The risks of Salmonella infections from RMBD feeding practices are well documented, especially among cats and dogs with immunocompromised conditions (Giacometti et al. 2017). The detection of ESBL-producing S. Infantis and other significant serovars in RMBDs in this study highlights a pressing concern regarding the potential circulation of AMR Salmonella in households. Healthy pets can also act as asymptomatic carriers, shedding Salmonella into the environment and thereby increasing the risk of zoonotic transmission to humans (Ribeiro-Almeida et al. 2024). ESBL-producing E. coli and Salmonella can be transmitted not only through direct contact with pets but also during pet food handling and shared activities. Moreover, these bacteria may disseminate beyond the household, potentially entering wastewater systems or being spread by insects or birds (Antunes et al. 2024). This raise a significant One Health concern, as the interconnectedness of human, animal, and environmental health becomes apparent.

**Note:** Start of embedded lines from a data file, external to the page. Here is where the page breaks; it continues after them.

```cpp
void launch_cluster_members(const DevCam &c, const ClArgs &a, const ClusterMemberOut &m, int frames, hipStream_t s) {
  const dim3 grid(std::min(256, frames * 4)), block(kMemThreads);
  const bool pts = m.points != nullptr;
  if (a.xy_from_z) {
    if (pts) hipLaunchKernelGGL((k_cluster_members<true, true>), grid, block, 0, s, c, a, m, frames);
    else hipLaunchKernelGGL((k_cluster_members<true, false>), grid, block, 0, s, c, a, m, frames);
  } else {
    if (pts) hipLaunchKernelGGL((k_cluster_members<false, true>), grid, block, 0, s, c, a, m, frames);
    else hipLaunchKernelGGL((k_cluster_members<false, false>), grid, block, 0, s, c, a, m, frames);
  }
}
```

moving_object_detector_amd/csrc/mod_context.h:

```cpp
#pragma once
#include "../../include/mod_sf.h"
#include "frame_const.h"
#include "mod_launch.h"

#include <string>
#include <utility>
#include <vector>

constexpr int kRing = 4;
constexpr int kMaxChunks = 4;

template <class H, auto Release>
class Owned {
  H h_ = nullptr;

 public:
  Owned() = default;
  Owned(Owned &&o) noexcept : h_(std::exchange(o.h_, nullptr)) {}
  Owned &operator=(Owned &&o) noexcept { std::swap(h_, o.h_); return *this; }
  ~Owned() { reset(); }
  operator H() const { return h_; }
  H get() const { return h_; }
  H *put() { reset(); return &h_; }
  void reset() { if (h_) (void)Release(h_); h_ = nullptr; }
};
template <class T> using DevPtr = Owned<T *, hipFree>;
template <class T> using HostPtr = Owned<T *, hipHostFree>;
using Event = Owned<hipEvent_t, hipEventDestroy>;
using Stream = Owned<hipStream_t, hipStreamDestroy>;

template <class T>
hipError_t dalloc(DevPtr<T> &p, size_t count) { return p ? hipSuccess : hipMalloc((void **)p.put(), count * sizeof(T)); }
inline hipError_t make_event(Event &e) { return e ? hipSuccess : hipEventCreateWithFlags(e.put(), hipEventDisableTiming); }
#define HIP_OK(expr) do { if (hipError_t e_ = (expr); e_ != hipSuccess) return e_; } while (0)

struct Fence {
  Event ev;
  bool armed = false;
  hipError_t record(hipStream_t s) {
    hipError_t e = make_event(ev);
    if (e == hipSuccess && (e = hipEventRecord(ev, s)) == hipSuccess) armed = true;
    return e;
  }
  hipError_t wait(hipStream_t s) const { return armed ? hipStreamWaitEvent(s, ev, 0) : hipSuccess; }
  hipError_t wait_once(hipStream_t s) { return std::exchange(armed, false) ? hipStreamWaitEvent(s, ev, 0) : hipSuccess; }
};

struct EventPair { Event a, b; };

struct ClusterScratch {
  size_t frames = 0, pixels = 0, mask_rows = 0, tiles = 0, max_objects = 0;
  DevPtr<uint64_t> mask, lroot;
  DevPtr<float2> zrange;
  DevPtr<int32_t> parent, rsize, rkey;
  DevPtr<uint32_t> mbits, mpix;
  DevPtr<ClusterBox> cbox;
  DevPtr<ClusterInfo> clusters;
  DevPtr<uint32_t> worklist;
  ClusterInfo *rank_scratch = nullptr; uint32_t *tielist = nullptr;
  DevPtr<int32_t> counters, tilehdr;
  DevPtr<uint32_t> tilelist;
  DevPtr<uint2> requests; size_t req_alloc = 0;
};

struct Buffers {
  DevPtr<double> rayx, rayy;
  DevPtr<FrameConst> fc;
  DevPtr<unsigned long long> dbg;
  ClusterScratch cluster;
  struct Sgm {
    DevPtr<uint32_t> census;
    DevPtr<uint8_t> maps;
    DevPtr<uint8_t> S;
    int D = 0, G = 0; bool maps16 = false;
    Stream side[kSgmPaths];
    Event fork[2], join[2][kSgmPaths];
  } sgm;
  struct Speckle { DevPtr<int32_t> parent, size; int frames = 0; } spk;
  struct Flow {
    DevPtr<uint8_t> img;
    DevPtr<uint32_t> census;
    DevPtr<short2> winners;
    DevPtr<short4> sub;
  } flow;
  struct Ego {
    DevPtr<double> corr, hyp;
    DevPtr<uint8_t> flag; size_t cap = 0;
    DevPtr<int32_t> blkcnt, ncorr, hcnt;
// ... 183 lines not shown
```

moving_object_detector_amd/csrc/mod_launch.h:

```cpp
#pragma once
#include "../../include/mod_sf.h"
#include "mod_device.h"

struct SfArgs {
  const float *dnow, *dprev, *flow;
  float *x, *y, *z, *vx, *vy, *vz;
  uint64_t *mask;
  float4 *aos;
  float *depth;
  float *sflow;
  const FrameConst *fc;
  int32_t *tilehdr;
  int32_t tile_rows, tiles_x, tiles_per_frame;
  float2 *zrange;
  unsigned long long *dbg;
};

constexpr int kClusterCounters = 8;
constexpr int kTileHdrWords = 2;

struct ClArgs {
  const float *x, *y, *z, *vx, *vy, *vz;
  const uint64_t *mask;
  const float2 *zrange;
  uint64_t *lroot;
  int32_t *parent;
  int32_t *rootlist;
  int32_t *labels;
  int32_t *rsize;
  int32_t *rkey;
  ClusterBox *cbox;
  int32_t *counters;
  ClusterInfo *clusters;
  uint32_t *mbits;
  uint32_t *mpix;
  uint32_t *worklist;
  uint32_t *tielist;
  void *objects;
  int32_t *n_objects;
  int32_t *n_clusters;
  int32_t max_objects;
  int32_t xy_from_z;
  uint2 *requests;
  int32_t *tilehdr;
  uint32_t *tilelist;
  int32_t req_cap;
  unsigned long long *dbg;
};

#define MOD_SF_INLINE_FRAMES 8
void launch_scene_flow(const DevCam &c, const SfArgs &a, int frames, const FrameConst *inline_consts, hipStream_t s);
void launch_dynamic_mask(const DevCam &c, int frames, const float *vx, const float *vy, const float *vz, uint64_t *mask,
                         hipStream_t s);
void launch_depth(const DevCam &c, int frames, const float *dnow, float *depth, hipStream_t s);
void launch_copy_words(const unsigned long long *src, unsigned long long *dst, size_t n, hipStream_t s);
void launch_pack(size_t n, const float *x, const float *y, const float *z, const float *vx, const float *vy, const float *vz,
                 void *aos, hipStream_t s);
// ... 91 lines not shown
```

moving_object_detector_amd/csrc/mod_sf.hip:

```cpp
#include "mod_context.h"
#include "exact_div.h"
#include "mod_sf_debug.h"

#include <algorithm>
#include <cmath>
#include <cstdlib>
#include <limits>

namespace {

constexpr int kChunkMinFrames = 32;
constexpr int kAutoChunks = 1;

float ceil_to_f32(double th) {
  if (std::isnan(th)) return std::nanf("");
  float t = (float)th;
  if ((double)t < th) t = std::nextafterf(t, INFINITY);
  return t;
}
float floor_to_f32(double th) {
  if (std::isnan(th)) return std::nanf("");
  float t = (float)th;
  if ((double)t > th) t = std::nextafterf(t, -INFINITY);
  return t;
// ... 49 lines not shown
    return MOD_OK;
  }
  const int slot = c->ring_pos;
  c->ring_pos = (c->ring_pos + 1) % kRing;
  HIP_TRY(c, hipEventSynchronize(c->pinned_ev[slot]));
  FrameConst *h = c->pinned[slot];
  for (int f = 0; f < in->frames; f++) fill_frame_const(h[f], in->transforms[f], in->dt[f]);
  launch_copy_words((const unsigned long long *)h, (unsigned long long *)c->b.fc.get(), sizeof(FrameConst) / 8 * (size_t)in->frames, c->stream);
  HIP_TRY(c, hipGetLastError());
  HIP_TRY(c, hipEventRecord(c->pinned_ev[slot], c->stream));
  return MOD_OK;
}

int check_batch(ModContext *c, const ModFrameBatch *in) {
  if (!in) return fail(c, MOD_ERR_INVALID_ARGUMENT, "null batch");
  int rc = check_ready(c, in->frames);
  if (rc) return rc;
  return construct_skip(in->flow, in->disparity_prev, in->transforms && in->dt, in->disparity_now);
}

struct Chunk { int f0, n; };

template <class T> T *at(T *p, size_t f0, size_t stride) { return p ? p + f0 * stride : nullptr; }

hipError_t cluster_alloc(ClusterScratch &s, const ModConfig &cfg, int max_objects) {
  s.frames = (size_t)cfg.max_frames; s.pixels = (size_t)cfg.max_width * cfg.max_height; s.max_objects = (size_t)max_objects;
  s.mask_rows = (size_t)mod_mask_words(cfg.max_width) * cfg.max_height; s.tiles = (size_t)ccl_tiles(mod_mask_words(cfg.max_width), cfg.max_height);
  const size_t F = s.frames, FN = F * s.pixels, FM = F * s.mask_rows, FO = F * s.max_objects, FT = F * s.tiles;
  HIP_OK(dalloc(s.mask, FM)); HIP_OK(dalloc(s.lroot, FM)); HIP_OK(dalloc(s.zrange, FM));
  HIP_OK(dalloc(s.parent, FN)); HIP_OK(dalloc(s.rsize, FN)); HIP_OK(dalloc(s.rkey, FN));
  HIP_OK(dalloc(s.cbox, FO)); HIP_OK(dalloc(s.counters, F * kClusterCounters));
  HIP_OK(dalloc(s.clusters, 2 * FO)); s.rank_scratch = s.clusters + FO;
  HIP_OK(dalloc(s.mbits, FN)); HIP_OK(dalloc(s.mpix, FN));
  HIP_OK(dalloc(s.worklist, 2 * FO)); s.tielist = s.worklist + FO;
  HIP_OK(dalloc(s.tilehdr, FT * kTileHdrWords));
  return dalloc(s.tilelist, FT);
}

hipError_t cluster_grow_requests(ClusterScratch &s, int n, hipStream_t stream) {
  const size_t need = s.frames * s.tiles * ccl_request_capacity(n);
  if (need <= s.req_alloc) return hipSuccess;
  HIP_OK(hipStreamSynchronize(stream));
  s.requests.reset(); s.req_alloc = 0;
  HIP_OK(dalloc(s.requests, need));
  s.req_alloc = need; return hipSuccess;
}

struct Carved { ClArgs a; ClusterInfo *rank_scratch; float2 *zrange; int tiles; ClusterMemberOut members; };

Carved cluster_carve(const Buffers &b, const DevCam &dc, Chunk ch, const ModSceneFlowPlanes *pl, const uint64_t *mask, bool flags_ready, const ModClusterOut *out,
                     const ModClusterMembers *mem) {
  const ClusterScratch &s = b.cluster;
  const size_t N = (size_t)dc.W * dc.H, f0 = (size_t)ch.f0, MWH = (size_t)dc.mask_words * dc.H, MO = s.max_objects, tiles = (size_t)ccl_tiles(dc.mask_words, dc.H);
  static const ModClusterOut no_out{}; if (!out) out = &no_out;
  Carved v{{}, s.rank_scratch + f0 * MO, s.zrange + f0 * MWH, (int)tiles, {}}; ClArgs &a = v.a;
  if (mem) v.members = {at(mem->offsets, f0, MO + 1), at(mem->indices, f0, N), at(mem->points, f0, 3 * N)};
  a.x = at(pl->x, f0, N); a.y = at(pl->y, f0, N); a.z = at(pl->z, f0, N); a.vx = at(pl->vx, f0, N); a.vy = at(pl->vy, f0, N); a.vz = at(pl->vz, f0, N);
  a.mask = at(mask, f0, MWH); a.zrange = flags_ready ? v.zrange : nullptr; a.lroot = s.lroot + f0 * MWH;
  a.parent = s.parent + f0 * N; a.rootlist = (int32_t *)s.mpix.get() + f0 * N; a.rsize = s.rsize + f0 * N; a.rkey = s.rkey + f0 * N;
  a.cbox = s.cbox + f0 * MO; a.counters = s.counters + f0 * kClusterCounters; a.clusters = s.clusters + f0 * MO;
  a.mbits = s.mbits + f0 * N; a.mpix = s.mpix + f0 * N; a.worklist = s.worklist + f0 * MO; a.tielist = s.tielist + f0 * MO;
  a.labels = at(out->labels, f0, N); a.objects = at(out->objects, f0, MO); a.n_objects = at(out->n_objects, f0, 1); a.n_clusters = at(out->n_clusters, f0, 1);
  a.max_objects = (int32_t)MO; a.req_cap = ccl_request_capacity(dc.n); a.dbg = b.dbg; a.xy_from_z = flags_ready ? 1 : 0;
  a.requests = s.requests + f0 * tiles * (size_t)a.req_cap; a.tilehdr = s.tilehdr + f0 * tiles * kTileHdrWords; a.tilelist = s.tilelist + f0 * tiles;
  return v;
}

int check_scene_flow_out(ModContext *c, const ModSceneFlowPlanes *out, bool xy_optional) {
  if (!out || !out->z || !out->vx || !out->vy || !out->vz)
    return fail(c, MOD_ERR_INVALID_ARGUMENT, "scene-flow output planes z,vx,vy,vz are required");
  if ((out->x == nullptr) != (out->y == nullptr) || (!out->x && !xy_optional))
    return fail(c, MOD_ERR_INVALID_ARGUMENT, xy_optional ? "scene-flow output planes x and y: pass both or neither" : "scene-flow output planes x,y,z,vx,vy,vz are required");
  return MOD_OK;
}

void enqueue_scene_flow(ModContext *c, const ModFrameBatch *in, const ModSceneFlowPlanes *out, uint64_t *mask, bool tile_flags, Chunk ch,
                        hipStream_t s, const InlineConsts *inl = nullptr) {
  const size_t N = (size_t)c->dc.W * c->dc.H, f0 = (size_t)ch.f0;
  const bool marks = tile_flags && mask;
  const Carved cv = cluster_carve(c->b, c->dc, ch, out, mask, marks, nullptr, nullptr);
  SfArgs a;
  a.dnow = in->disparity_now + f0 * N; a.dprev = in->disparity_prev + f0 * N; a.flow = in->flow + f0 * N * 2;
  a.x = at(out->x, f0, N); a.y = at(out->y, f0, N); a.z = out->z + f0 * N; a.vx = out->vx + f0 * N; a.vy = out->vy + f0 * N; a.vz = out->vz + f0 * N;
  a.mask = at(mask, f0, (size_t)c->dc.mask_words * c->dc.H);
  a.aos = at((float4 *)out->cloud_aos, f0, N * 2); a.depth = at(out->depth, f0, N); a.sflow = at(out->static_flow, f0, N * 2);
  a.fc = c->b.fc + f0; a.dbg = c->b.dbg;
  a.tilehdr = marks ? cv.a.tilehdr : nullptr;
  a.zrange = marks ? cv.zrange : nullptr;
  a.tile_rows = ccl_tile_rows(); a.tiles_x = c->dc.mask_words; a.tiles_per_frame = cv.tiles;
  StageTimer t(c, MOD_STAGE_SCENE_FLOW, s);
  launch_scene_flow(c->dc, a, ch.n, (inl && inl->used) ? inl->v : nullptr, s);
}

int run_scene_flow(ModContext *c, const ModFrameBatch *in, const ModSceneFlowPlanes *out, uint64_t *mask, bool tile_flags, bool xy_optional) {
  int rc = check_scene_flow_out(c, out, xy_optional);
  if (rc) return rc;
  InlineConsts inl;
  if ((rc = upload_frame_consts(c, in, &inl))) return rc;
  enqueue_scene_flow(c, in, out, mask, tile_flags, Chunk{0, in->frames}, c->stream, &inl);
  HIP_TRY(c, hipGetLastError());
  return MOD_OK;
}

int check_cluster_io(ModContext *c, const ModSceneFlowPlanes *pl, bool flags_ready, const ModClusterOut *out) {
  if (!pl || !pl->z || !pl->vx || !pl->vy || !pl->vz || (!flags_ready && (!pl->x || !pl->y)))
    return fail(c, MOD_ERR_INVALID_ARGUMENT, "cluster input planes x,y,z,vx,vy,vz are required");
  if (!out || !out->objects || !out->n_objects)
    return fail(c, MOD_ERR_INVALID_ARGUMENT, "cluster outputs objects, n_objects are required");
  return MOD_OK;
}

void enqueue_cluster(ModContext *c, Chunk ch, const ModSceneFlowPlanes *pl, const uint64_t *mask, bool mask_ready, bool flags_ready,
                    const ModClusterOut *out, const ModClusterMembers *mem, hipStream_t s) {
  const Carved cv = cluster_carve(c->b, c->dc, ch, pl, mask, flags_ready, out, mem);
  const ClArgs &a = cv.a;
  const int frames = ch.n;
  {
    StageTimer t(c, MOD_STAGE_CCL_TILE, s);
    if (!mask_ready) launch_dynamic_mask(c->dc, frames, a.vx, a.vy, a.vz, (uint64_t *)a.mask, s);
    if (!flags_ready) launch_tile_flags(c->dc, a, frames, s);
    launch_ccl_tile(c->dc, a, frames, s);
// ... 382 lines not shown
```

moving_object_detector_amd/csrc/sceneflow.hip:

```cpp
#include <cstddef>
#include <type_traits>
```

3.4 E. faecalis and E. faecium

A high prevalence of E. faecalis (100%; n = 50) and E. faecium (84.0%; n = 42) found in RMBD samples emphasises the likelihood of intestinal contents being the primary source of contamination with these Gram-positive commensal floras. These prevalences align with the findings of a 100% prevalence in frozen raw meat for dogs (Finisterra et al. 2021) but exceeded the rates (24.0%−30.0%) reported in raw chicken meat intended for human consumption in Thailand (Klaharn et al. 2022; Noenchat et al. 2022). E. faecalis and E. faecium are well-recognised as frequent causative agents of urinary tract infections in both pets and humans (Clark et al. 2023). Additionally, the enterococcal isolates in this study displayed AMR, as shown in Figure 2b. The development of AMR likely arises from the acquisition of AMR genes from other intestinal bacteria under selective pressure from antimicrobial use (Ramos et al. 2020). While enterococcal species are typically commensal, the presence of AMR strains in RMBDs poses risks of colonisation in pets and humans after exposure or consumption, potentially making them asymptomatic carriers of MDR enterococcal strains.

Although studies on the contamination of AMR enterococci in RMBDs and their transmission to pets and humans remain limited, some evidence indicates a concerning spread of AMR genes. Enterococcus spp. from RMBDs in Germany and Switzerland exhibited a high proportion of chloramphenicol and linezolid resistance, associated with the carriage of the cfr gene (Nüesch-Inderbinen et al. 2023). In this study, linezolid resistance in enterococci was absent, while chloramphenicol resistance was observed at a low frequency. Nonetheless, the cfr gene has been detected in S. aureus from livestock in Thailand (Chanchaithong et al. 2019). Monitoring of AMR to last-resort antimicrobials, such as linezolid and vancomycin, remains essential due to the potential transmission of significant AMR genes among Gram-positive bacterial genera of clinical and public health importance.